- WORK TASK
Search the data for the string "decisions" and copy each line in which it appears.

- DATA SHOWN
## Pack decisions in LDS, add escape-free fast paths for binarise, emit and debinarise

The binarise kernel now builds decision bytes in a shared 64-bit row buffer with packed odd-valued patterns and writes whole 8-byte rows, replacing per-byte scattered global stores. It also takes a ballot/mbcnt fast path when no lane in the wave hits the escape code, so only sign bits are placed. The BAC emit loop merges a lane's four records into one 64-bit word when their total fits, and debinarise uses ballot counts plus direct global sign reads when a tile has no escapes. These changes add branches and LDS atomics, and they rely on the packed decision layout exactly matching what the byte writes produced before.

```diff
diff --git a/autoencoder_based_image_compression_amd/csrc/hip/coder_simd.hip b/autoencoder_based_image_compression_amd/csrc/hip/coder_simd.hip
--- a/autoencoder_based_image_compression_amd/csrc/hip/coder_simd.hip
+++ b/autoencoder_based_image_compression_amd/csrc/hip/coder_simd.hip
@@ -117,9 +117,16 @@
     return v;
 }
 
+__device__ __forceinline__ uint32_t wave_count_below(unsigned long long mask) {
+    return __builtin_amdgcn_mbcnt_hi((uint32_t)(mask >> 32), __builtin_amdgcn_mbcnt_lo((uint32_t)mask, 0u));
+}
+
+constexpr uint32_t kDecisionRows = (7u + 64u * kMaxFastL + 7u) / 8u;
+
 __global__ __launch_bounds__(64) void binarise_kernel(const SimdParams p) {
     EAE_KEEP_LAST_VGPR_FREE(EAE_RES_BINARISE);
     __shared__ unsigned long long ybuf[40];
+    __shared__ unsigned long long dbuf[kDecisionRows + 1u];
     const uint32_t m = blockIdx.x, lane = threadIdx.x;
     const int32_t row = p.prob_row ? p.prob_row[m] : (int32_t)m;
     if (row < 0) {
@@ -128,12 +135,13 @@
     }
     const uint32_t L = p.L;
     const int16_t* in = p.symbols + (size_t)m * p.map_size;
-    uint8_t* dec = p.decisions + (size_t)(m >> 6) * 64u * p.dcap + (size_t)(m & 63u) * 8u;
+    unsigned long long* drow = reinterpret_cast<unsigned long long*>(p.decisions + (size_t)(m >> 6) * 64u * p.dcap + (size_t)(m & 63u) * 8u);
     unsigned long long* ystream = reinterpret_cast<unsigned long long*>(p.streams + (uint64_t)m * p.stride + p.stride / 2);
     const uint32_t size_bits = round_up_to_byte(required_bits(p.map_size, L));
     uint32_t jbase = 0, bbase = 0;
     bool overflow = false;
     if (lane < 40) ybuf[lane] = 0;
+    for (uint32_t w = lane; w < kDecisionRows + 1u; w += 64u) dbuf[w] = 0ull;
     for (uint32_t t = 0; t < p.map_size; t += 64) {
         const uint32_t i = t + lane;
         const bool valid = i < p.map_size;
@@ -141,32 +149,66 @@
         const uint32_t a = (uint32_t)(s < 0 ? -s : s);
         const uint32_t ones = a < L ? a : L;
         const uint32_t nd = valid ? ones + (a < L ? 1u : 0u) : 0u;
-        unsigned long long bb = 0;
-        uint32_t nb = 0;
-        if (valid && a >= L) {
-            const uint32_t v = a - L + 1u;
-            const uint32_t n = count_nb_bits(v) - 1u;
-            bb = ((1ull << n) - 1ull) | ((unsigned long long)(n ? rev16(v - (1u << n)) >> (16u - n) : 0u) << (n + 1u));
-            nb = 2u * n + 1u;
-        }
-        if (valid && s != 0) {
-            bb |= (unsigned long long)(s > 0 ? 1u : 0u) << nb;
-            nb++;
-        }
-        uint32_t both_tot;
-        const uint32_t both = wave_exclusive_scan(nd | (nb << 16), both_tot);
-        const uint32_t jo = both & 0xFFFFu, bo = both >> 16, jtot = both_tot & 0xFFFFu, btot = both_tot >> 16;
-        for (uint32_t q = 0; q < nd; q++) {
-            const uint32_t j = jbase + jo + q;
-            dec[(size_t)(j >> 3) * 512u + (j & 7u)] = (uint8_t)((q << 1) | (q < ones ? 1u : 0u));
-        }
-        if (nb) {
-            const uint32_t pos = (bbase & 63u) + bo;
-            atomicOr(&ybuf[pos >> 6], bb << (pos & 63u));
-            if ((pos & 63u) + nb > 64u) atomicOr(&ybuf[(pos >> 6) + 1u], bb >> (64u - (pos & 63u)));
-        }
-        if (bbase + btot > size_bits) overflow = true;
-        if (overflow) break;
+        uint32_t jo, jtot, btot;
+        if (__ballot(a >= L) == 0ull) {
+            const unsigned long long nonzero = __ballot(s != 0);
+            jo = wave_exclusive_scan(nd, jtot);
+            btot = (uint32_t)__builtin_popcountll(nonzero);
+            if (s > 0) {
+                const uint32_t pos = (bbase & 63u) + wave_count_below(nonzero);
+                atomicOr(&ybuf[pos >> 6], 1ull << (pos & 63u));
+            }
+        } else {
+            unsigned long long bb = 0;
+            uint32_t nb = 0;
+            if (valid && a >= L) {
+                const uint32_t v = a - L + 1u;
+                const uint32_t n = count_nb_bits(v) - 1u;
+                bb = ((1ull << n) - 1ull) | ((unsigned long long)(n ? rev16(v - (1u << n)) >> (16u - n) : 0u) << (n + 1u));
+                nb = 2u * n + 1u;
+            }
+            if (s != 0) {
+                bb |= (unsigned long long)(s > 0 ? 1u : 0u) << nb;
+                nb++;
+            }
+            uint32_t both_tot;
+            const uint32_t both = wave_exclusive_scan(nd | (nb << 16), both_tot);
+            jo = both & 0xFFFFu;
+            jtot = both_tot & 0xFFFFu;
+            btot = both_tot >> 16;
+            if (nb) {
+                const uint32_t pos = (bbase & 63u) + (both >> 16);
+                atomicOr(&ybuf[pos >> 6], bb << (pos & 63u));
+                if ((pos & 63u) + nb > 64u) atomicOr(&ybuf[(pos >> 6) + 1u], bb >> (64u - (pos & 63u)));
+            }
+        }
+        if (bbase + btot > size_bits) { overflow = true; break; }
+        if (a != 0u) {
+            const uint32_t pos = (jbase & 7u) + jo;
+            const uint32_t sh = (pos & 7u) * 8u;
+            uint32_t w = pos >> 3;
+            unsigned long long odd = 0x0F0D0B0907050301ull;
+            for (uint32_t k = 0; k < nd; k += 8u) {
+                const uint32_t cnt = ones - k;
+                unsigned long long v = odd;
+                if (cnt < 8u) {
+                    v &= (1ull << (8u * cnt)) - 1ull;
+                    if (a < L) v |= (unsigned long long)(2u * a) << (8u * cnt);
+                }
+                atomicOr(&dbuf[w], v << sh);
+                if (sh) atomicOr(&dbuf[w + 1u], v >> (64u - sh));
+                odd += 0x1010101010101010ull;
+                w++;
+            }
+        }
+        {
+            const uint32_t nrows = ((jbase & 7u) + jtot) >> 3;
+            unsigned long long* const dst = drow + (size_t)(jbase >> 3) * 64u;
+            for (uint32_t w = lane; w < nrows; w += 64u) dst[(size_t)w * 64u] = dbuf[w];
+            const unsigned long long carry = dbuf[nrows];
+            for (uint32_t w = lane; w <= nrows; w += 64u) dbuf[w] = 0ull;
+            if (lane == 0) dbuf[0] = carry;
+        }
         const uint32_t nfull = ((bbase & 63u) + btot) >> 6;
         const unsigned long long mine = lane < 40 ? ybuf[lane] : 0ull;
         const unsigned long long carry = ybuf[nfull];
@@ -176,6 +218,7 @@
         bbase += btot;
     }
     if (lane == 0) {
+        if (jbase & 7u) drow[(size_t)(jbase >> 3) * 64u] = dbuf[0];
         if (!overflow && (bbase & 63u)) ystream[bbase >> 6] = ybuf[0];
         p.ndec[m] = jbase;
         p.bypass_bits[m] = bbase;
@@ -340,6 +383,26 @@
         pending = tile_last >= 0 ? ktot - (uint32_t)tile_last : pending + ktot;
         const uint32_t start = base & 63u;
         if (start + ctot > kEmitWords * 64u || base + ctot > size_bits) { give_up = true; break; }
+        if (csum <= 64u) {
+            if (csum) {
+                unsigned long long joined = 0ull;
+#pragma unroll
+                for (uint32_t q = 0; q < 4; q++) {
+                    if (has[q]) {
+                        const uint32_t lead = record_leaving(r[q]);
+                        const unsigned long long first = lead >> 31;
+                        const unsigned long long rest = (unsigned long long)(__builtin_bitreverse32(lead << 1) & ((1u << (n[q] - 1u)) - 1u));
+                        const uint32_t qu = queue[q];
+                        const unsigned long long run = first ? 0ull : (((qu < 63u ? (1ull << qu) : (1ull << 63)) - 1ull) | (qu == 63u ? (1ull << 62) : 0ull));
+                        const unsigned long long v = first | (run << 1) | (qu + 1u < 64u ? rest << (qu + 1u) : 0ull);
+                        joined |= v << cl[q];
+                    }
+                }
+                const uint32_t pos = start + o0, sh = pos & 63u;
+                atomicOr(&buf[pos >> 6], joined << sh);
+                if (sh + csum > 64u) atomicOr(&buf[(pos >> 6) + 1u], joined >> (64u - sh));
+            }
+        } else {
 #pragma unroll
         for (uint32_t q = 0; q < 4; q++) {
             if (has[q]) {
@@ -375,6 +438,7 @@
                 }
             }
         }
+        }
         const uint32_t nfull = (start + ctot) >> 6;
         for (uint32_t w = lane; w < nfull; w += 64u) out[(base >> 6) + w] = buf[w];
         const unsigned long long carry = buf[nfull];
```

- OUTPUT OF THE TASK
## Pack decisions in LDS, add escape-free fast paths for binarise, emit and debinarise
-    uint8_t* dec = p.decisions + (size_t)(m >> 6) * 64u * p.dcap + (size_t)(m & 63u) * 8u;
+    unsigned long long* drow = reinterpret_cast<unsigned long long*>(p.decisions + (size_t)(m >> 6) * 64u * p.dcap + (size_t)(m & 63u) * 8u);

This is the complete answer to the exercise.